Stored items
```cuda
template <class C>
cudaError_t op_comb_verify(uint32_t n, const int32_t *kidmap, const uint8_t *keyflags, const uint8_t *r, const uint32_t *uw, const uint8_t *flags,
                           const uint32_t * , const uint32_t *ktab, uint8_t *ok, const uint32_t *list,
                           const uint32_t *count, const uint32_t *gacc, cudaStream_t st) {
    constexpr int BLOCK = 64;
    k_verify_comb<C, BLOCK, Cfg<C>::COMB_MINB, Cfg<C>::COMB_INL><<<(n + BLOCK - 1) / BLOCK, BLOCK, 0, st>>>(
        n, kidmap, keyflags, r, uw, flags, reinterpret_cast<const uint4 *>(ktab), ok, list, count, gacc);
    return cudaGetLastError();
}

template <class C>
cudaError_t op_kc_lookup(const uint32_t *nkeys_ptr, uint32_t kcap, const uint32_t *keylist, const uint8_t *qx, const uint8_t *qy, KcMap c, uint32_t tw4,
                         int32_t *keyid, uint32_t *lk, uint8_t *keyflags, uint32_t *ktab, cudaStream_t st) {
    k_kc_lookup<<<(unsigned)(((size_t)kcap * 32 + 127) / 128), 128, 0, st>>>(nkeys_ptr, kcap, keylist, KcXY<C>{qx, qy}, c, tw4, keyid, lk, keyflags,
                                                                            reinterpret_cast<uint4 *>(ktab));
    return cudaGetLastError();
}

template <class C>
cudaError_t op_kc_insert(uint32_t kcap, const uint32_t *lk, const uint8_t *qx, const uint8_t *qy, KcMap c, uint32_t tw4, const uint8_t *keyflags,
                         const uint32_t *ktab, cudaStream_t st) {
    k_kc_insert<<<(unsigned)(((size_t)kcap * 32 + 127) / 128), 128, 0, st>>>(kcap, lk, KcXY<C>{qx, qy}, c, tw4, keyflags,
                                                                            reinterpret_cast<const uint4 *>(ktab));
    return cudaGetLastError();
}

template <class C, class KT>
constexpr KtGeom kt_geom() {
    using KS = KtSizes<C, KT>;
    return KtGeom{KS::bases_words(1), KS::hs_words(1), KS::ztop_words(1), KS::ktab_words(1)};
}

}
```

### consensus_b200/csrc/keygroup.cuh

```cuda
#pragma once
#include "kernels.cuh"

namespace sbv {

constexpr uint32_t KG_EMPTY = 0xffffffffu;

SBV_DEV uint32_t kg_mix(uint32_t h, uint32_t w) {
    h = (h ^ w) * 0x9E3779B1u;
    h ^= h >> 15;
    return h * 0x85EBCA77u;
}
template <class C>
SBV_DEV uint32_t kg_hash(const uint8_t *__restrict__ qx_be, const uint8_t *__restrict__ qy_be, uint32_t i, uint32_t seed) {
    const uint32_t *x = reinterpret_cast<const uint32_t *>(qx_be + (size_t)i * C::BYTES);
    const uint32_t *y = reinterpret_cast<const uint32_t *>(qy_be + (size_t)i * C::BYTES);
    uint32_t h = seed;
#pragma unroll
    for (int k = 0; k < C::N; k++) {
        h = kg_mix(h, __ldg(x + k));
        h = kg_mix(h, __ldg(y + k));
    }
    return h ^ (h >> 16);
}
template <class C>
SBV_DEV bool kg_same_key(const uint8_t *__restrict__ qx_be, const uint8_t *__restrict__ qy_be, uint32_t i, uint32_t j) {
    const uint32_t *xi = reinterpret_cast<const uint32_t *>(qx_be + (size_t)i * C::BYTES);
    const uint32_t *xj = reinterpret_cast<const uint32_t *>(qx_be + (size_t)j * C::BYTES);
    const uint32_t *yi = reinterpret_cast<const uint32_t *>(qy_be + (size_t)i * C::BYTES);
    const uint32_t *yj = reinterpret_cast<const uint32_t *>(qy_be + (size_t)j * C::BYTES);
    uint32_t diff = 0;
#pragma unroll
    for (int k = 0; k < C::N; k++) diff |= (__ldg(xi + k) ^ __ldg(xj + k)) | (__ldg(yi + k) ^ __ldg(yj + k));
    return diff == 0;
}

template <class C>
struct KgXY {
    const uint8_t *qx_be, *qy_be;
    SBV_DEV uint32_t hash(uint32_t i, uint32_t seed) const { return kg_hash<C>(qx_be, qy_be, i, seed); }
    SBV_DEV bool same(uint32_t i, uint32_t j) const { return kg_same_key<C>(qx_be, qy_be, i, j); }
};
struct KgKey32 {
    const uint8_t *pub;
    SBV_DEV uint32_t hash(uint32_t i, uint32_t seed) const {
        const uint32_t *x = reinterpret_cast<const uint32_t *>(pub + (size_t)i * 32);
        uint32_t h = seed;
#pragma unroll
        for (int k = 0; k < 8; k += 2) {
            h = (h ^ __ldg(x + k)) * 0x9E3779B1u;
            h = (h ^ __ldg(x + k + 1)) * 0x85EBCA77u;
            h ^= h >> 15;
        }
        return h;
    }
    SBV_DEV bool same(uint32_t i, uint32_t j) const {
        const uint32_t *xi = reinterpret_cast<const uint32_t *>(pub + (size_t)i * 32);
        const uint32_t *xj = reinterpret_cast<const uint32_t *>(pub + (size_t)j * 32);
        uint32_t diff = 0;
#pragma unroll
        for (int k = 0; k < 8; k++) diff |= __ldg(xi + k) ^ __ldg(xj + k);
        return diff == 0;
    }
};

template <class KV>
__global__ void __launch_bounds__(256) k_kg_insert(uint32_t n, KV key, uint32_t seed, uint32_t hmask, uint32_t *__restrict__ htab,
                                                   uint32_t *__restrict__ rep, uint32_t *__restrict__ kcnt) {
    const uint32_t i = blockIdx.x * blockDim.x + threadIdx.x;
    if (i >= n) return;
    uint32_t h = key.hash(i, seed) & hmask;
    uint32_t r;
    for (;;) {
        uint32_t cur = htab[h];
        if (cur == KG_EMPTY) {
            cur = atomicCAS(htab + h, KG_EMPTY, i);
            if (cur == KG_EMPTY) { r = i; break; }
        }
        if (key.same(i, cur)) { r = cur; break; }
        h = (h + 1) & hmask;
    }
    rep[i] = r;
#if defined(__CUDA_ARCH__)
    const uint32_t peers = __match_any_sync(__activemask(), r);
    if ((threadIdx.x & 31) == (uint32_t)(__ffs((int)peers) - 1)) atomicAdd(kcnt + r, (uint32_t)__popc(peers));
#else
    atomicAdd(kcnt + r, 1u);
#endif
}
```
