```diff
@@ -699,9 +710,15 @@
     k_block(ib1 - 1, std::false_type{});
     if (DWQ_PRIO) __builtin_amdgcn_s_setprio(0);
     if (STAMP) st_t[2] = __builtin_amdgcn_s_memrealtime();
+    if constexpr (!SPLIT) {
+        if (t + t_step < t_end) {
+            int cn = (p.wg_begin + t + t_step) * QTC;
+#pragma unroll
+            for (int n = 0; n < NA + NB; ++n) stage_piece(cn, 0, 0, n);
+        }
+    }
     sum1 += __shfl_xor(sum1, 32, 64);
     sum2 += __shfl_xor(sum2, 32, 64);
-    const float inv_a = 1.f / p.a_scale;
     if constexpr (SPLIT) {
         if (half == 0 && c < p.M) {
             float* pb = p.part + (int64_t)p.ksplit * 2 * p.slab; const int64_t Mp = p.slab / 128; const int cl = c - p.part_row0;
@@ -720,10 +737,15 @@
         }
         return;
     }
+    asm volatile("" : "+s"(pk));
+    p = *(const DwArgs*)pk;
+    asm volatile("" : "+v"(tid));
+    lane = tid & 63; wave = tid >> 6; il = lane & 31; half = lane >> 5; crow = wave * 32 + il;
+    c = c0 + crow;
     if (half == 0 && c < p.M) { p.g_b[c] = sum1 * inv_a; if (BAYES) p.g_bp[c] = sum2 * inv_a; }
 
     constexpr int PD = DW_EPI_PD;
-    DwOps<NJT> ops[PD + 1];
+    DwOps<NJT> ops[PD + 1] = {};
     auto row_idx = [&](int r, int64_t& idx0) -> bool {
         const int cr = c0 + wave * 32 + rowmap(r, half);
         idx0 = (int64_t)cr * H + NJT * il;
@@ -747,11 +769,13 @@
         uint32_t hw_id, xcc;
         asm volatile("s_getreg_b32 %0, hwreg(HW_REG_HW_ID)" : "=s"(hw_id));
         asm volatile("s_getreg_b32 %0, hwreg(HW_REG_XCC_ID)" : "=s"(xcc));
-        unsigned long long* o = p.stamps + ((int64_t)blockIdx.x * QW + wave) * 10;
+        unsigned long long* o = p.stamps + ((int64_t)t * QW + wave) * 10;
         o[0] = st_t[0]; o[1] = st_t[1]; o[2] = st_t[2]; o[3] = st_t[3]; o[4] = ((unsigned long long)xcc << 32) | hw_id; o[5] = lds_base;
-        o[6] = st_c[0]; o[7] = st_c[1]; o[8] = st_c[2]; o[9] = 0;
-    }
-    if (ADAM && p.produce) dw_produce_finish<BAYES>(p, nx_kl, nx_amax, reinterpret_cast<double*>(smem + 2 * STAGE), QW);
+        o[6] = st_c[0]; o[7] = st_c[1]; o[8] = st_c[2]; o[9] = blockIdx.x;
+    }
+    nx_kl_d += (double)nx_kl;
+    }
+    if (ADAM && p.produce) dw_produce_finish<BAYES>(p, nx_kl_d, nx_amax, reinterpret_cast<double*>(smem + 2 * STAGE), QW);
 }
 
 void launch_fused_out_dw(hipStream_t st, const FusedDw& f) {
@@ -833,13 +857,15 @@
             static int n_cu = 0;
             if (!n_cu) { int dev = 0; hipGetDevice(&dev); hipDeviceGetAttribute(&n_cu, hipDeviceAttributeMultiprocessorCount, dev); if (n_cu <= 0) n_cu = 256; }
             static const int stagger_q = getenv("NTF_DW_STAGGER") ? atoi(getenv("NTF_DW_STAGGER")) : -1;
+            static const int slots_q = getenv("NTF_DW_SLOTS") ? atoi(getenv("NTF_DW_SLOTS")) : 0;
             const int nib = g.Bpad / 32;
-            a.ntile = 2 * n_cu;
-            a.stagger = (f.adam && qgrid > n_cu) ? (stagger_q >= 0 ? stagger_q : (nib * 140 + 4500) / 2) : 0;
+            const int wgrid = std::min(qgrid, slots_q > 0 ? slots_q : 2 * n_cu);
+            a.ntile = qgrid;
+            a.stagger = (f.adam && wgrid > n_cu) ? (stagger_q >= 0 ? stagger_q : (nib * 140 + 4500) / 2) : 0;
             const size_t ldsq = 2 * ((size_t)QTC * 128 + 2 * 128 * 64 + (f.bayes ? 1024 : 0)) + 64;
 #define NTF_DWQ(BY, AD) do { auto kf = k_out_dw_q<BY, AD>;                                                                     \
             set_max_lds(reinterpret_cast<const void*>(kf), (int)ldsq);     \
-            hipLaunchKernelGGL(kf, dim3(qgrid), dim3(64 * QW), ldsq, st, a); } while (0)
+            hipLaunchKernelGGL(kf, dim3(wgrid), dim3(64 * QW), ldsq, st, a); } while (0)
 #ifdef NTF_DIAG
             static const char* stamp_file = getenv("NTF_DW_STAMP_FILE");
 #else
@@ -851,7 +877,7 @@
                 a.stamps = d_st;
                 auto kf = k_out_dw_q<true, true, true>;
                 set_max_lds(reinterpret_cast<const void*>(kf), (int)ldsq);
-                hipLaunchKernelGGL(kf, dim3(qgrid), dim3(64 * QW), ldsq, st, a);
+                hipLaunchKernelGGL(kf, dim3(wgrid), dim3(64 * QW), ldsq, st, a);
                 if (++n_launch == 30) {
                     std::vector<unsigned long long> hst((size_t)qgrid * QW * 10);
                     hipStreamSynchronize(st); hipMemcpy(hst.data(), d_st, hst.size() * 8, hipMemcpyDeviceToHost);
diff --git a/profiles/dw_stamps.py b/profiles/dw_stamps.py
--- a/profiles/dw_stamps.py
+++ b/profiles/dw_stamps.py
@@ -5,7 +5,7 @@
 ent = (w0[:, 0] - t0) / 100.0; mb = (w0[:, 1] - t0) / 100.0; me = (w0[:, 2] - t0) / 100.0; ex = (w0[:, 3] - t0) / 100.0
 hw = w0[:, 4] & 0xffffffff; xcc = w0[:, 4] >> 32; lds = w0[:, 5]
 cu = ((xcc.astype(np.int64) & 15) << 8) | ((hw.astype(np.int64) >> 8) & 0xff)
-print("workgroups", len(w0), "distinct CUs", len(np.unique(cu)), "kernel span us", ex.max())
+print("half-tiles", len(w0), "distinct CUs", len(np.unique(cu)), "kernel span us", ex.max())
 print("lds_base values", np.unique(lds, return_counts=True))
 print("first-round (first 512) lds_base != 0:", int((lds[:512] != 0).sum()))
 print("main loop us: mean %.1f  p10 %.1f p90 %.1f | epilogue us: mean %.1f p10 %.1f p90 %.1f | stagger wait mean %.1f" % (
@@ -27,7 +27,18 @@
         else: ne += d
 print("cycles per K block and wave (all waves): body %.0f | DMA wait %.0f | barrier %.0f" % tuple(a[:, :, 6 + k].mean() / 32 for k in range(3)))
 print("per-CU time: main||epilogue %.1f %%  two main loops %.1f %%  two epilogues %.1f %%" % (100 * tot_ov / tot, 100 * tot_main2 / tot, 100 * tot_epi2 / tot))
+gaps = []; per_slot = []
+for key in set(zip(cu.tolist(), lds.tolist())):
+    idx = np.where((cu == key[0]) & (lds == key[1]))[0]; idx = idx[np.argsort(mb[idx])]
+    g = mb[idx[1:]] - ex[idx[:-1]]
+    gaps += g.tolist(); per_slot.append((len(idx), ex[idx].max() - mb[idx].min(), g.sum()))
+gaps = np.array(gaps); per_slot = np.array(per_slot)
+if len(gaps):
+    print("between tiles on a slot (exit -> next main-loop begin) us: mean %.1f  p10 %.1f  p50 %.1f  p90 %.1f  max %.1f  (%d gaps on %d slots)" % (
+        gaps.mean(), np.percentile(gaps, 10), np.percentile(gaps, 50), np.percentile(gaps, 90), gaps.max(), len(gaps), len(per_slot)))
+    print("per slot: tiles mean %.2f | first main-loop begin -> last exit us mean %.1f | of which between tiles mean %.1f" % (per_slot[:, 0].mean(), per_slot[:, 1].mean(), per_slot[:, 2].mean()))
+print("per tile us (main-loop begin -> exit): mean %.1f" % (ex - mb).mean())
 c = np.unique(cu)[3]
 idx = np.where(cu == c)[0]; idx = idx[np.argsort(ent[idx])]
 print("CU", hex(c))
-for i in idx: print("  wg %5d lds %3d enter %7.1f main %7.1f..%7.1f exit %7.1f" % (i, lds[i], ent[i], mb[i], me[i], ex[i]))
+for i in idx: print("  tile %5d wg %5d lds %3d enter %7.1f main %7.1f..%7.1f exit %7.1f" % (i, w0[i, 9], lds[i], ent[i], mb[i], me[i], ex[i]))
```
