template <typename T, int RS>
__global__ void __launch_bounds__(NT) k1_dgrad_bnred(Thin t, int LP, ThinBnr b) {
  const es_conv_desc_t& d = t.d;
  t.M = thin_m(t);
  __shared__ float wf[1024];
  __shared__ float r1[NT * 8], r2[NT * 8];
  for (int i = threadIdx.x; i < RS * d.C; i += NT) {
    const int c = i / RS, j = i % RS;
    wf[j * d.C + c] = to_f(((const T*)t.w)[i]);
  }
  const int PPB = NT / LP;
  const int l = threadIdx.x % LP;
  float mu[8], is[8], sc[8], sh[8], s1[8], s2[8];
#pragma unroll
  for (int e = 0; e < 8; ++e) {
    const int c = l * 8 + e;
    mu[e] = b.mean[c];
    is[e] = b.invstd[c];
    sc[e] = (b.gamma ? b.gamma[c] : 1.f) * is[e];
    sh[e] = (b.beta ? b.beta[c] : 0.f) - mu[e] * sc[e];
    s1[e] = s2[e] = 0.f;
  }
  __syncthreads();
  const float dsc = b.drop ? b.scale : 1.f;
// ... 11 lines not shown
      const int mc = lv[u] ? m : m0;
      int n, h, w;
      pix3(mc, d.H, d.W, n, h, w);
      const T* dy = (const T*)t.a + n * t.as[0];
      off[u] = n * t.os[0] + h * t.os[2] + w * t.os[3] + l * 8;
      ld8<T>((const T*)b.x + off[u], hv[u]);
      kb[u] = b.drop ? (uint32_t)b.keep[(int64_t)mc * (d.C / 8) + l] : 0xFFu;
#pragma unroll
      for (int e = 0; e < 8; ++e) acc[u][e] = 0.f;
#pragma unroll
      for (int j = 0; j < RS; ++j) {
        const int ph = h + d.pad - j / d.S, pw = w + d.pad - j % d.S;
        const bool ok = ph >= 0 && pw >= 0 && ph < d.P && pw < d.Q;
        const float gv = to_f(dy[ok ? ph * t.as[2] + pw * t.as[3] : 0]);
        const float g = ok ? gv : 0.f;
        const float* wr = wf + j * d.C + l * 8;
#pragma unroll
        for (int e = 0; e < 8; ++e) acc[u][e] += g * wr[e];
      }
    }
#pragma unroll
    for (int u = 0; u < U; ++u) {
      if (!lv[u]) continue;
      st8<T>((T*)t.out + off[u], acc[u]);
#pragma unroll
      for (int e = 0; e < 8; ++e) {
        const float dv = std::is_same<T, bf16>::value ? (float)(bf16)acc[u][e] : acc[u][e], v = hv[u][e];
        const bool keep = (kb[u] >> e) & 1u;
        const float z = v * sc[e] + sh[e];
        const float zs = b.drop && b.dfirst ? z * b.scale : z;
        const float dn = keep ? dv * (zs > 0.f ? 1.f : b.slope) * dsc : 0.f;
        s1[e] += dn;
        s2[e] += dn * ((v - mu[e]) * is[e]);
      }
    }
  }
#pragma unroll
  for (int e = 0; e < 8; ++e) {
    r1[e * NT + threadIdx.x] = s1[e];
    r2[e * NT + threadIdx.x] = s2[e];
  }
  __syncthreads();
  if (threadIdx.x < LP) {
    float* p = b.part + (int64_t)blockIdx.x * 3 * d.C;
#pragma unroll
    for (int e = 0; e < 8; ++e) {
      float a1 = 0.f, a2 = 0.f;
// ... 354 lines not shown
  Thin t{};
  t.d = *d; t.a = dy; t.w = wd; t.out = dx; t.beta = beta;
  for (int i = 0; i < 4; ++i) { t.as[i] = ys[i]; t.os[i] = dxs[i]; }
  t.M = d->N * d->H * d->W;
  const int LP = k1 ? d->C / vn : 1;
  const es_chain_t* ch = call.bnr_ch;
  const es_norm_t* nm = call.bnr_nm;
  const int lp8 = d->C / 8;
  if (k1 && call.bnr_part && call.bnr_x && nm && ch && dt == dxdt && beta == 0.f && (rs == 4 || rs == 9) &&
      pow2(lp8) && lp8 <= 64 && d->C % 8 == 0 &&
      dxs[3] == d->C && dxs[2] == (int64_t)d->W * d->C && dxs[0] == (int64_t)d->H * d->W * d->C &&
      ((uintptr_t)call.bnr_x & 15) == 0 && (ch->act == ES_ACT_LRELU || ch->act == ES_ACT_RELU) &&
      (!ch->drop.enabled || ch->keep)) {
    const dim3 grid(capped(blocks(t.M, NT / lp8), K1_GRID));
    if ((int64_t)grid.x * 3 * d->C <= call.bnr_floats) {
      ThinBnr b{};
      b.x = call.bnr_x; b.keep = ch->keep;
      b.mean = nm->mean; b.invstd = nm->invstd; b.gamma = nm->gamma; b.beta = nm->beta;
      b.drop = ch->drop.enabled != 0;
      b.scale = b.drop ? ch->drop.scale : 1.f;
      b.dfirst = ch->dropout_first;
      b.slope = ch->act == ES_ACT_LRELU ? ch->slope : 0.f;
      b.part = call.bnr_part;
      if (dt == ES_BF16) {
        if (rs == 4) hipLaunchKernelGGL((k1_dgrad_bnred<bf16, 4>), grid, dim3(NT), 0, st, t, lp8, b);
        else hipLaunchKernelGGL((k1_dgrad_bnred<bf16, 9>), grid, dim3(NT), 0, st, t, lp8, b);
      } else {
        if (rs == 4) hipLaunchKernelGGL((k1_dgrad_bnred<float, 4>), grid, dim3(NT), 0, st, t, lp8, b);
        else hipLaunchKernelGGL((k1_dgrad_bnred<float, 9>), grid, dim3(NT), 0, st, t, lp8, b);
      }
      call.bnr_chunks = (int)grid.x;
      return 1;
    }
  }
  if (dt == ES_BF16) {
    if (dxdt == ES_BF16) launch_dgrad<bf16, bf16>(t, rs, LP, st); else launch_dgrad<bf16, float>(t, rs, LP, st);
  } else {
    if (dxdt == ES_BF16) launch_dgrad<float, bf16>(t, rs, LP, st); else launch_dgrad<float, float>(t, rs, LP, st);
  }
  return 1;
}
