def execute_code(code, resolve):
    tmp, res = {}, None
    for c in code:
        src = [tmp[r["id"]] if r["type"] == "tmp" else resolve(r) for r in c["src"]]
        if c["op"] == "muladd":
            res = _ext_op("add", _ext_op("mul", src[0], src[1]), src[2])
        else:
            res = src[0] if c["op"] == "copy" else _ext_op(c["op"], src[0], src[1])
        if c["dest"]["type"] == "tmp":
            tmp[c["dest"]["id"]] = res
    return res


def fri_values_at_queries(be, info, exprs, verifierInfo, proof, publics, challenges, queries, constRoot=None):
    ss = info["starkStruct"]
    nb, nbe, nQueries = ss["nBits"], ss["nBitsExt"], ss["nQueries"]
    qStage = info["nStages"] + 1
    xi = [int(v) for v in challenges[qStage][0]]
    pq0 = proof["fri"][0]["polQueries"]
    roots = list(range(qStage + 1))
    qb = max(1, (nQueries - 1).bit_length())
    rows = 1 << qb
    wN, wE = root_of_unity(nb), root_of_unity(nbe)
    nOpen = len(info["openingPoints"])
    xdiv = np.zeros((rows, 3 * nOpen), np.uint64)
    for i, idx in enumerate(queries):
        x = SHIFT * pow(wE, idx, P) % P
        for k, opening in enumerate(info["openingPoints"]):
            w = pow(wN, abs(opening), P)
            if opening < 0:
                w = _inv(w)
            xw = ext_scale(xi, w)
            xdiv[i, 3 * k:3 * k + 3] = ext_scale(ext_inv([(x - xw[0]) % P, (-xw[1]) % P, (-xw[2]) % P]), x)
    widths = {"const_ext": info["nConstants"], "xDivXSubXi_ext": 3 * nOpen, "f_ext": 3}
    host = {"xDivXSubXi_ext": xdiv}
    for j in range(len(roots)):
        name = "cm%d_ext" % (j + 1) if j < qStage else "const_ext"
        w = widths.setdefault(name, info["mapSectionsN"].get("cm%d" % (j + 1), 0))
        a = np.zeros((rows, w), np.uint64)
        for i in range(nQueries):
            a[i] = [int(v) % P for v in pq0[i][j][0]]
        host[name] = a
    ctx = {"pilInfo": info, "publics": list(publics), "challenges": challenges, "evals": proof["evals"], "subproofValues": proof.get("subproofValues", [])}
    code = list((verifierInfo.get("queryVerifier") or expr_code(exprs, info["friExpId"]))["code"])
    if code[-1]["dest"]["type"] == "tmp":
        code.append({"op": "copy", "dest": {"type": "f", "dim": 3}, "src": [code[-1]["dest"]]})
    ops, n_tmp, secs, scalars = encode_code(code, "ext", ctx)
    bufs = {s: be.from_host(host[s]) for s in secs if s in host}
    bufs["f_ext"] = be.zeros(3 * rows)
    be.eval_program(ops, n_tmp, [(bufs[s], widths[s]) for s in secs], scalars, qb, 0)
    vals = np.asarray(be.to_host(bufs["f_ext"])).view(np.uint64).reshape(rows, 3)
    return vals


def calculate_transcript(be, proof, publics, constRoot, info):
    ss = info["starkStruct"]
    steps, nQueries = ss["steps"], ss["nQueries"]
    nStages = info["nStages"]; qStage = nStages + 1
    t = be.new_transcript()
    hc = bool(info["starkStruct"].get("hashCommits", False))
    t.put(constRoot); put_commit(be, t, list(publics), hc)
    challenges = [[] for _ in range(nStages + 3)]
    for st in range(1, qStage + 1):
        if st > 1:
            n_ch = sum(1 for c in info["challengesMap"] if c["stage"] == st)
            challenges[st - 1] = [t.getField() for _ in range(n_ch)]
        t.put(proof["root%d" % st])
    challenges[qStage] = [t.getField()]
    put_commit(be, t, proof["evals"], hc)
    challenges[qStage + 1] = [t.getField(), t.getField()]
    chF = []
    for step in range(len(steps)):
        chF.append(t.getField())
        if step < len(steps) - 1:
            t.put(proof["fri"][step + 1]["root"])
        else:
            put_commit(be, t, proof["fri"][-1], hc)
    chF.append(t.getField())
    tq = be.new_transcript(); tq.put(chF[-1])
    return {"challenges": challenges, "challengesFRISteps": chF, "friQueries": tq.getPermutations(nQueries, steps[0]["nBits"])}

** EXERCISE INSTRUCTIONS **
Set aside each line above that includes the string "break" and report it.

** ANSWER AREA **
            if (cur == KG_EMPTY) { r = i; break; }
        if (key.same(i, cur)) { r = cur; break; }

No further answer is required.